In Russia, the picture is radically different, notes Zubets: the IT sector is incomparably less developed, and the professional activities of the richest citizens are more likely to be associated with oil and gas and trade. Plus, the Central Bank's prohibitively high interest rate does nothing to promote the growth of private capital based on shareholder value. It slows it down.
“All over the world, top managers and company owners continue to make money on stable trends, and our country is no exception,” says Oleg Kalmanovich, chief analyst at Neomarkets. — For example, despite sanctions against the Russian Federation, the world still needs Russian oil and gas, timber, coal and grain. This means that the business involved in their production also gets richer. The problem is that the process is paralleled by increasing wealth inequality: the most socially vulnerable sections of society are becoming even poorer. Every tenth person in our country lives below the poverty line, and the trend can only be corrected by raising the minimum wage bar. In some regions, the debt burden of the population is close to 100%.
This is a stable trend, agrees Alexander Shneiderman, Head of Sales and Client Support at Alfa-Forex: even following the results of the 2020 pandemic crisis, the combined wealth of the world's richest people increased by 7.6%, to $79.6 trillion, and their number — by 6.3%, to 20.8 million people (according to Capgemini). According to the expert, the situation is affected, among other things, by the growth in the cost of cryptocurrencies: those who bought Bitcoin at the dawn of this market unexpectedly even for themselves turned out to be dollar millionaires. In addition, the rapid development of neural networks and the e-commerce sector over the past five years has literally reshaped the trade market. People are making capital in new niches.
«In recent years, the fortunes of many American businessmen directly or indirectly connected with the military-industrial complex and, accordingly, with arms supplies have grown,» says BitRiver Communications Director and economist Andrey Loboda. «They have received very good money thanks to contracts worth tens of billions of dollars. At the same time, high-tech corporations have also become rich, and business demand for chips for super-powerful computers capable of supporting artificial intelligence has sharply increased. Nvidia, AMD, Samsung, TSMC and other fintech giants have made money on this.»

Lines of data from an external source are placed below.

# owl-project/owlExaBrick

Measured on AMD Instinct MI355X. Metric: frames/sec at 2048^2 DVR, exajet-like, MI355X, higher is better.
Workload: dtype f32; 1 GPU; c4_exajet (seed 0xe7a0003 procedural AMR, scale 1.0): 640512000 cells / 1251000 bricks / 13349488 regions, 2048x2048 DVR, dt 0.5, alpha ramp, gradient shading on, space skipping on, frameID 0; tiling=16x16 tiles interleaved over 1 GPU(s)

## Files before the change

### owlexabrick_amd/csrc/exa_device.h

```cpp
#pragma once
#include "../../include/exa_hip.h"
#include <hip/hip_runtime.h>

#include <vector>

#ifndef EXA_MARCH_WAVES
#define EXA_MARCH_WAVES 6
#endif
#ifndef EXA_ROPE_WAVES
#define EXA_ROPE_WAVES 7
#endif
#ifndef EXA_MULTI_WAVES
#define EXA_MULTI_WAVES 6
#endif
#ifndef EXA_PREPASS_WAVES
#define EXA_PREPASS_WAVES 4
#endif
#ifndef EXA_IL2_WAVES
#define EXA_IL2_WAVES 5
#endif
#ifndef EXA_IL34_WAVES
#define EXA_IL34_WAVES 4
#endif
#ifndef EXA_PREPASS_ISO_WAVES
#define EXA_PREPASS_ISO_WAVES 4
#endif
#ifndef EXA_AO_ISO_WAVES
#define EXA_AO_ISO_WAVES 6
#endif
#ifndef EXA_EMPTY_CELLS
#define EXA_EMPTY_CELLS 0
#endif
#ifndef EXA_BASIS_FORM
#define EXA_BASIS_FORM 0
#endif
namespace exa {

struct alignas(64) BvhNode {
  float4 q0, q1, q2;
  int32_t child0, child1, pad0, pad1;
};
static_assert(sizeof(BvhNode) == 64, "node must be one 64-byte line");

struct alignas(16) RegionInfo {
  int32_t listBegin;
  int32_t listSize;
  float   finestLevelCellWidth;
  int32_t firstBrick;
};

struct alignas(16) KdNodeDev {
  float    split;
  uint32_t word;
  int32_t  left, right;
};
static_assert(sizeof(KdNodeDev) == 16, "kd node = one 16-byte load");

struct alignas(16) RopeLeaf {
  float    lo[3], hi0;
  float    hi1, hi2;
  uint32_t rec;
  uint32_t flags;
  int32_t  rope[6];
  int32_t  region;
  int32_t  pad;
};
static_assert(sizeof(RopeLeaf) == 64, "rope leaf = four 16-byte loads");

struct alignas(16) RegionRec {
  float   lo[3], hi0;
  float   hi1, hi2, finestLevelCellWidth; int32_t firstBrick;
  int32_t listBegin, listSize, pad0, pad1;
};
static_assert(sizeof(RegionRec) == 48, "region record = three 16-byte loads");

struct DeviceScene {
  const int4       *bricks;
  const int32_t    *leafList;
  const int4       *leafHdr;
  const float      *scalars;
  const RegionInfo *regionInfo;
  const float2     *valueRange;
  const float      *domain;
  unsigned long long channelOffset[EXA_MAX_CHANNELS];
  uint32_t numRegions;
  uint32_t numInternal;
};

#ifndef EXA_KD_STACK
#define EXA_KD_STACK 4
#endif
#ifndef EXA_KD_STACK_MULTI
#define EXA_KD_STACK_MULTI 3
#endif
#ifndef EXA_ROPE_QUEUE
#define EXA_ROPE_QUEUE 5
#endif
#ifndef EXA_ROPE_QUEUE_MULTI
#define EXA_ROPE_QUEUE_MULTI 5
#endif
#ifndef EXA_SEG_QUEUE
#define EXA_SEG_QUEUE 4
#endif
enum { kKdStackEntries = EXA_KD_STACK, kKdStackMultiEntries = EXA_KD_STACK_MULTI };
enum { kTile = 16, kTilePixels = 256, kStackDepth = 32, kKdStack = EXA_KD_STACK, kKdStackMulti = EXA_KD_STACK_MULTI, kSegQueue = EXA_SEG_QUEUE,
       kRopeQueue = EXA_ROPE_QUEUE, kRopeQueueMulti = EXA_ROPE_QUEUE_MULTI,
       kKdBlock = 256,
       kWideSegCap = 256,
       kWalkProbeBits = 15, kWalkProbeSize = 1 << kWalkProbeBits };

enum StatSlot { ST_SEGMENTS, ST_SAMPLE_EVALS, ST_SAMPLES, ST_BRICK_VISITS, ST_CORNER_LOADS,
                ST_ISO_SEGMENTS, ST_ISO_EVALS, ST_NODES,
                ST_W_BRICK, ST_L_BRICK, ST_W_FINAL, ST_L_FINAL, ST_W_NODE, ST_L_NODE, ST_W_LEAF, ST_L_LEAF,
                ST_KD_MISMATCH,
                ST_T_BRICK, ST_T_FINAL, ST_T_WALK, ST_T_SEG, ST_T_OTHER,
                ST_RESTARTS, ST_UNION, ST_PROBE_OVERFLOW, ST_WAVE_ITERS, ST_TILE_ITERS,
                ST_ROPE_LEAVES,
                ST_COUNT };

struct alignas(16) AoRecord { float4 posFd, ngAmb, baseRnd; uint32_t slot, pad0, pad1, pad2; };
static_assert(sizeof(AoRecord) == 64, "AO record = four 16-byte stores");

struct RenderArgs {
  DeviceScene        sc;
  const BvhNode     *volNodes;
  const BvhNode     *isoNodes;
  const KdNodeDev   *kdNodes;
  const KdNodeDev   *kdMarchNodes;
  int32_t            kdMarchRoot;
  uint32_t           leafBeginBits, leafSizeBits;
  const RegionRec   *regionRec;
  const RopeLeaf    *ropeLeaves;
  const KdNodeDev   *ropeNodes;
  int32_t            ropeRoot;
  int32_t            ropeFastDiv;
  int32_t            ropeAddr32;
  int32_t            kdRoot;
  int32_t            kdIsoRoot;
  float              kdLo[3], kdHi[3];
  const BvhNode     *meshNodes;
  const float       *meshVerts;
  const int32_t     *meshTris;
  int32_t            numTris;
  const BvhNode     *streamNodes;
  const float       *traces;
  int32_t            numStreamPrims;
  int32_t            tracerChannels[3], numTraces, numTimesteps, timestep;
  float              steplen;
  float              worldLo[3], worldHi[3];
  ExaHipFrameState   fs;
  ExaHipParams       p;
  const float4      *xf;
  const float       *cellsIl;
  int32_t            il32;
  int32_t            mul24;
  int32_t            addr32;
  float              invDtPow2;
  int32_t            fastSampler;
  float              tfFracMagic;
  int32_t            numXfChannels;
  int32_t            W, H, tilesX, tilesY;
  int32_t            rank, world;
  const int32_t     *tileMap;
  uint32_t          *color;
  int32_t            colorRowMajor;
  float4            *accum;
  float4            *surf;
  float4            *pixOut;
  uint32_t          *surfRnd;
  unsigned long long *stats;
  int32_t           *errorFlag;
  int32_t            debugPixel;
  const int32_t     *wideTileMap;
  float4            *wideSegs;
  uint32_t          *walkProbe;
  AoRecord          *aoRecs;
  uint32_t          *aoCount;
  uint32_t          *aoKeys;
  uint32_t          *aoHist;
  uint32_t          *aoOrder;
  uint8_t           *aoHit;
  uint32_t           aoBins;
  uint32_t          *tileCostPre;
  uint32_t          *tileCost;
};

struct SampleArgs {
  const int4        *leafHdr;
  const float       *scalars;
  const KdNodeDev   *kdNodes;
  const RegionRec   *regionRec;
  int32_t            kdRoot;
  int32_t            maxSteps;
  float              kdLo[3], kdHi[3];
  int32_t           *errorFlag;
  int32_t            world;
  int32_t            normalized;
  float              fill;
  ExaHipFrameState   fs;
  int32_t            numChannels;
  unsigned long long fieldOffset[EXA_MAX_CHANNELS];
  const float       *points;
  unsigned long long count;
  float             *values, *gradients;
  int32_t           *status;
  float              lo[3], step[3];
  int32_t            box0[3], box1[3];
  unsigned long long patchesX, patchesY, numPatches;
  unsigned long long strideY, strideZ;
  float             *out;
};
enum { kSamplePatchShapes = 4 };

hipError_t buildLbvhTopologyDevice(const float *boxes, uint32_t numPrims, BvhNode *nodes, int32_t *levelIds,
                                   std::vector<uint32_t> &internalNodesPerDepth, hipStream_t s);

#define EXA_FORM_LAUNCHERS                                                                                              \
  hipError_t launchRender(const RenderArgs &a, int numBlocks, bool grad, bool iso, bool stats, hipStream_t s);          \
  hipError_t launchSurfacePrepassKd(const RenderArgs &a, int numBlocks, bool stats, hipStream_t s);                     \
   \
  hipError_t launchAoRaysKd(const RenderArgs &a, int numBlocks, hipStream_t s);                                         \
  hipError_t launchCompositeKd(const RenderArgs &a, int numBlocks, hipStream_t s);                                      \
  hipError_t launchRenderKd(const RenderArgs &a, int numBlocks, bool grad, bool fast, bool surf,                        \
                            int stats , hipStream_t s);                                 \
                                                                    \
  hipError_t launchRenderKdRope(const RenderArgs &a, int numBlocks, bool grad, bool fast, bool surf,                    \
                                int stats, hipStream_t s);                                                              \
  hipError_t launchRenderKdWide(const RenderArgs &a, int numTiles, int lanesPerRay, bool grad, bool fast, bool surf,    \
                                hipStream_t s);                                                                         \
                          \
  hipError_t launchComputeTraces(const RenderArgs &a, float *traces, int count, hipStream_t s);                        \
    \
  hipError_t launchSamplePoints(const SampleArgs &a, bool grad, hipStream_t s);                                      \
  hipError_t launchSampleGrid(const SampleArgs &a, int shape, bool uniform, hipStream_t s);
namespace form0 { EXA_FORM_LAUNCHERS }
namespace form1 { EXA_FORM_LAUNCHERS }
namespace form0e { EXA_FORM_LAUNCHERS }
#undef EXA_FORM_LAUNCHERS

hipError_t launchVolumeActivity(const DeviceScene &sc, const ExaHipFrameState &fs, const ExaHipParams &p,
                                const float4 *xf, uint8_t *active, float tfFracMagic, hipStream_t s);
hipError_t launchIsoActivity(const DeviceScene &sc, const ExaHipFrameState &fs, uint8_t *active, hipStream_t s);
hipError_t launchRefit(BvhNode *nodes, const int32_t *nodeIds, int count, const float *domain,
                       const uint8_t *active, hipStream_t s);
hipError_t launchKdRefit(KdNodeDev *nodes, KdNodeDev *marchNodes, const int32_t *nodeIds, int count, const uint8_t *active, int which, hipStream_t s);
hipError_t launchRopeActivity(RopeLeaf *leaves, uint32_t numRegions, const uint8_t *active, int which, uint32_t *activeCount, hipStream_t s);
hipError_t launchPermuteBricks(const float *src, float *dst, const uint32_t *srcBegin, const uint32_t *dstBegin, int4 *bricks,
                               unsigned long long numBricks, int4 *leafHdr, const int32_t *leafList, unsigned long long leafListSize,
                               unsigned long long totalCells, int numFields, hipStream_t s);
hipError_t launchInterleave(const DeviceScene &sc, unsigned long long totalCells, int nch, float *out, hipStream_t s);
hipError_t launchUntile(const uint32_t *gathered, unsigned long long shardStride, int world,
                        int W, int H, uint32_t *out, hipStream_t s);
hipError_t launchProfileMarker(int tag, hipStream_t s);

}
```

### owlexabrick_amd/csrc/exa_kernels.hip

```cpp
#include "exa_device.h"
#include <cfloat>

#if EXA_BASIS_FORM == 0 && EXA_EMPTY_CELLS
#define EXA_FORM_NS form0e
#elif EXA_BASIS_FORM == 0
#define EXA_FORM_NS form0
#elif EXA_BASIS_FORM == 1 && EXA_EMPTY_CELLS
#error "empty cells are a per-corner property: the per-axis association (EXA_BASIS_FORM 1) does not apply"
#elif EXA_BASIS_FORM == 1
#define EXA_FORM_NS form1
#else
#error "EXA_BASIS_FORM is 0 (source order) or 1 (per-axis association with fused multiply-adds)"
#endif
#define EXA_F1 (EXA_BASIS_FORM == 1)
#ifndef EXA_TU_ROPE
#define EXA_TU_ROPE 0
#endif
#ifndef EXA_TU_SAMPLE
#define EXA_TU_SAMPLE 0
#endif
namespace exa {
namespace EXA_FORM_NS {

struct V3 { float x, y, z; };
// ... 1595 lines not shown
  if (!ISO_ONLY && C.a->numTris > 0) traceMeshes(C, ray, prd);
  if (!ISO_ONLY && withContourPlanes) {
    for (int i = 0; i < EXA_MAX_CONTOUR_PLANES; ++i)
      if (C.a->fs.contour[i].enabled) {
        auto find = [&](V3 pos) { return kdFindRegion(C, pos, stackF, qRegion, qT); };
        const SurfaceHit c = traceContourRay(C, ray, mk(C.a->fs.contour[i].normal), C.a->fs.contour[i].offset,
                                             C.a->fs.contour[i].channel, find);
        if (c.primID == EXA_PRIMID_PLANE && c.t_hit < prd.t_hit) prd = c;
      }
  }
  if (!ISO_ONLY && C.a->numStreamPrims > 0) traceStreamlines(C, ray, prd);
  bool activeIso = false;
  for (int i = 0; i < EXA_MAX_ISO_SURFACES; i++) activeIso |= (C.a->fs.iso[i].enabled != 0);
  if (activeIso) {
    const SurfaceHit isoPRD = traceIsoRayKd(C, ray, 0.f, stackF, qRegion, qT, !withContourPlanes);
    if (isoPRD.primID == EXA_PRIMID_ISOSURFACE && isoPRD.t_hit < prd.t_hit) prd = isoPRD;
  }
}

template <int STATS, bool ISO_ONLY, bool AO_DEFER>
__global__ __launch_bounds__(kKdBlock, (ISO_ONLY ? EXA_PREPASS_ISO_WAVES : EXA_PREPASS_WAVES)) void surfacePrepassKdKernel(const RenderArgs a)
{
  extern __shared__ __attribute__((aligned(16))) unsigned char smem[];
  float4 *xfLds = reinterpret_cast<float4 *>(smem);
  unsigned char *sp0 = smem + size_t(a.numXfChannels) * EXA_NUM_XF_VALUES * sizeof(float4);
  int *stackRef = reinterpret_cast<int *>(sp0);
  float *stackF = reinterpret_cast<float *>(sp0 + size_t(kKdStackEntries) * kKdBlock * 4) + threadIdx.x;
  int *qRegion = reinterpret_cast<int *>(sp0 + size_t(kKdStack) * kKdBlock * 12) + threadIdx.x;
  float *qT = reinterpret_cast<float *>(sp0 + size_t(kKdStack) * kKdBlock * 12 + size_t(kSegQueue) * kKdBlock * 4) + threadIdx.x;
  for (int i = threadIdx.x; i < a.numXfChannels * EXA_NUM_XF_VALUES; i += kKdBlock) xfLds[i] = a.xf[i];
  __syncthreads();

  Ctx<STATS> C;
  C.a = &a;
  C.xfLds = xfLds;
  C.stack = stackRef + threadIdx.x;
  C.guardTripped = false;
  C.fastSampler = a.fastSampler != 0 && STATS != 1;
  if (STATS) for (int i = 0; i < ST_COUNT; i++) C.st[i] = 0;

  const int wavesPerBlock = kKdBlock / 64;
  const int gwave = blockIdx.x * wavesPerBlock + (threadIdx.x >> 6);
  const int tile = a.tileMap[gwave >> 2];
  const int tx = tile % a.tilesX, ty = tile / a.tilesX;
  const int wave = gwave & 3, lane = threadIdx.x & 63;
  const int inX = ((wave & 1) << 3) + laneX(lane), inY = ((wave >> 1) << 3) + laneY(lane);
  const int px = tx * kTile + inX, py = ty * kTile + inY;
  const bool inside = px < a.W && py < a.H && (a.debugPixel < 0 || a.debugPixel == px + a.W * py);

  if (inside) {
    const ExaHipFrameState &fs = a.fs;
    const int frameID = fs.frameID;
    Lcg rnd;
    rnd.init((uint32_t)(frameID * a.W * a.H) + (uint32_t)px, (uint32_t)py);
    const float sx = float(px) + rnd.next();
    const float sy = float(py) + rnd.next();
    Ray ray;
    ray.org = mk(fs.cam_pos);
    ray.dir = normalize((mk(fs.cam_dir00) + sx * mk(fs.cam_dirDu)) + sy * mk(fs.cam_dirDv));
    ray.tmin = 1e-6f; ray.tmax = 1e8f;
    V3 bgColor = mk(0.f, 0.f, 0.f);
    float surface_t_hit = ray.tmax;
    bool deferAo = false;
    AoRecord rec;
    {
      SurfaceHit surface;
      traceSurfacesKd<STATS, ISO_ONLY>(C, ray, surface, true, stackF, qRegion, qT);
      surface_t_hit = surface.t_hit;
      if (surface.primID >= 0 || surface.primID == EXA_PRIMID_ISOSURFACE || surface.primID == EXA_PRIMID_PLANE
          || surface.primID == EXA_PRIMID_STREAMLINE) {
        const bool shade = surface.primID >= 0 || surface.primID == EXA_PRIMID_PLANE || surface.primID == EXA_PRIMID_STREAMLINE
                        || (surface.primID == EXA_PRIMID_ISOSURFACE && a.p.gradientShadingISO);
        if (AO_DEFER && shade && length(surface.Ng) > 0.f && fs.ao.enabled) {
          const V3 isect_pos = ray.org + surface.t_hit * ray.dir;
          rec.posFd = make_float4(isect_pos.x, isect_pos.y, isect_pos.z, fabsf(dot(ray.dir, surface.Ng)));
          rec.ngAmb = make_float4(surface.Ng.x, surface.Ng.y, surface.Ng.z, surface.ambient);
          rec.baseRnd = make_float4(surface.baseColor.x, surface.baseColor.y, surface.baseColor.z, __uint_as_float(rnd.state));
          rnd.next(); rnd.next(); rnd.next(); rnd.next();
          deferAo = true;
        } else if (shade && length(surface.Ng) > 0.f) {
          const float AO_Radius = fs.ao.length;
          const int AO_Samples = (!AO_DEFER && fs.ao.enabled) ? 2 : 0;
          const V3 isect_pos = ray.org + surface.t_hit * ray.dir;
          const V3 wN = surface.Ng;
          const V3 vN = fabsf(wN.x) > fabsf(wN.y) ? normalize(mk(-wN.z, 0.f, wN.x)) : normalize(mk(0.f, wN.z, -wN.y));
          const V3 uN = cross(vN, wN);
          int hitCnt = 0;
          for (int i = 0; i < AO_Samples; ++i) {
            const float u1 = rnd.next(), u2 = rnd.next();
            const float r = sqrtf(u1);
            const float theta = 2.f * 3.14159265358979323846f * u2;
            const V3 sp = mk(r * cosf(theta), r * sinf(theta), sqrtf(1.f - u1));
            Ray ao_ray;
            ao_ray.org = isect_pos;
            ao_ray.dir = normalize((sp.x * uN + sp.y * vN) + sp.z * wN);
            ao_ray.tmin = 1e-4f; ao_ray.tmax = AO_Radius;
            SurfaceHit ao;
            traceSurfacesKd<STATS, ISO_ONLY>(C, ao_ray, ao, false, stackF, qRegion, qT);
            if (ao.primID >= 0 || ao.primID == EXA_PRIMID_ISOSURFACE || ao.primID == EXA_PRIMID_PLANE
                || ao.primID == EXA_PRIMID_STREAMLINE) hitCnt++;
          }
          const float shadow = (!AO_DEFER && fs.ao.enabled) ? (float)hitCnt / AO_Samples : 0.f;
          const float fd = fabsf(dot(ray.dir, surface.Ng));
          const float ns = 1.f - shadow;
          bgColor = mk(surface.ambient + surface.baseColor.x * fd * ns,
                       surface.ambient + surface.baseColor.y * fd * ns,
                       surface.ambient + surface.baseColor.z * fd * ns);
        } else {
          bgColor = surface.baseColor;
        }
      }
    }
    const size_t slot = (a.world == 1) ? size_t(px) + size_t(a.W) * py
                                       : size_t(tile / a.world) * kTilePixels + (inY * kTile + inX);
    a.surf[slot] = make_float4(bgColor.x, bgColor.y, bgColor.z, surface_t_hit);
    a.surfRnd[slot] = rnd.state;
    if (AO_DEFER) {
      const unsigned long long m = __ballot(deferAo);
      if (m) {
        const int lane_ = threadIdx.x & 63;
        const int leader = __ffsll((long long)m) - 1;
        unsigned base = 0;
        if (lane_ == leader) base = atomicAdd(a.aoCount, (unsigned)__popcll(m));
        base = (unsigned)__shfl((int)base, leader, 64);
        if (deferAo) {
          rec.slot = (uint32_t)slot; rec.pad0 = rec.pad1 = rec.pad2 = 0;
          a.aoRecs[base + (unsigned)__popcll(m & ((1ull << lane_) - 1ull))] = rec;
        }
      }
    }
  }

  if (a.tileCostPre) {
    unsigned v = inside ? C.isoSteps : 0u;
    for (int off = 32; off > 0; off >>= 1) v = max(v, (unsigned)__shfl_down((int)v, off, 64));
    if ((threadIdx.x & 63) == 0) atomicMax(&a.tileCostPre[tile], v);
  }
  if (C.guardTripped) atomicExch(a.errorFlag, 1);
  if (STATS) {
    for (int i = 0; i < ST_COUNT; i++) {
      unsigned long long v = inside ? C.st[i] : 0ull;
      for (int off = 32; off > 0; off >>= 1) v += __shfl_down(v, off, 64);
      if ((threadIdx.x & 63) == 0 && v) atomicAdd(&a.stats[i], v);
    }
  }
}
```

Summary: the two worlds — a handful of dollar millionaires and the rest of humanity living on a «bare salary» — still do not intersect in any way. When the capitalization of assets grows for an absolute minority, the absolute majority does not care about this wonderful process, as they say. In addition, the mechanisms for the reproduction and sale of goods are stalled. An ordinary person with limited financial resources is not able to «digest» all the products that corporations throw onto the market.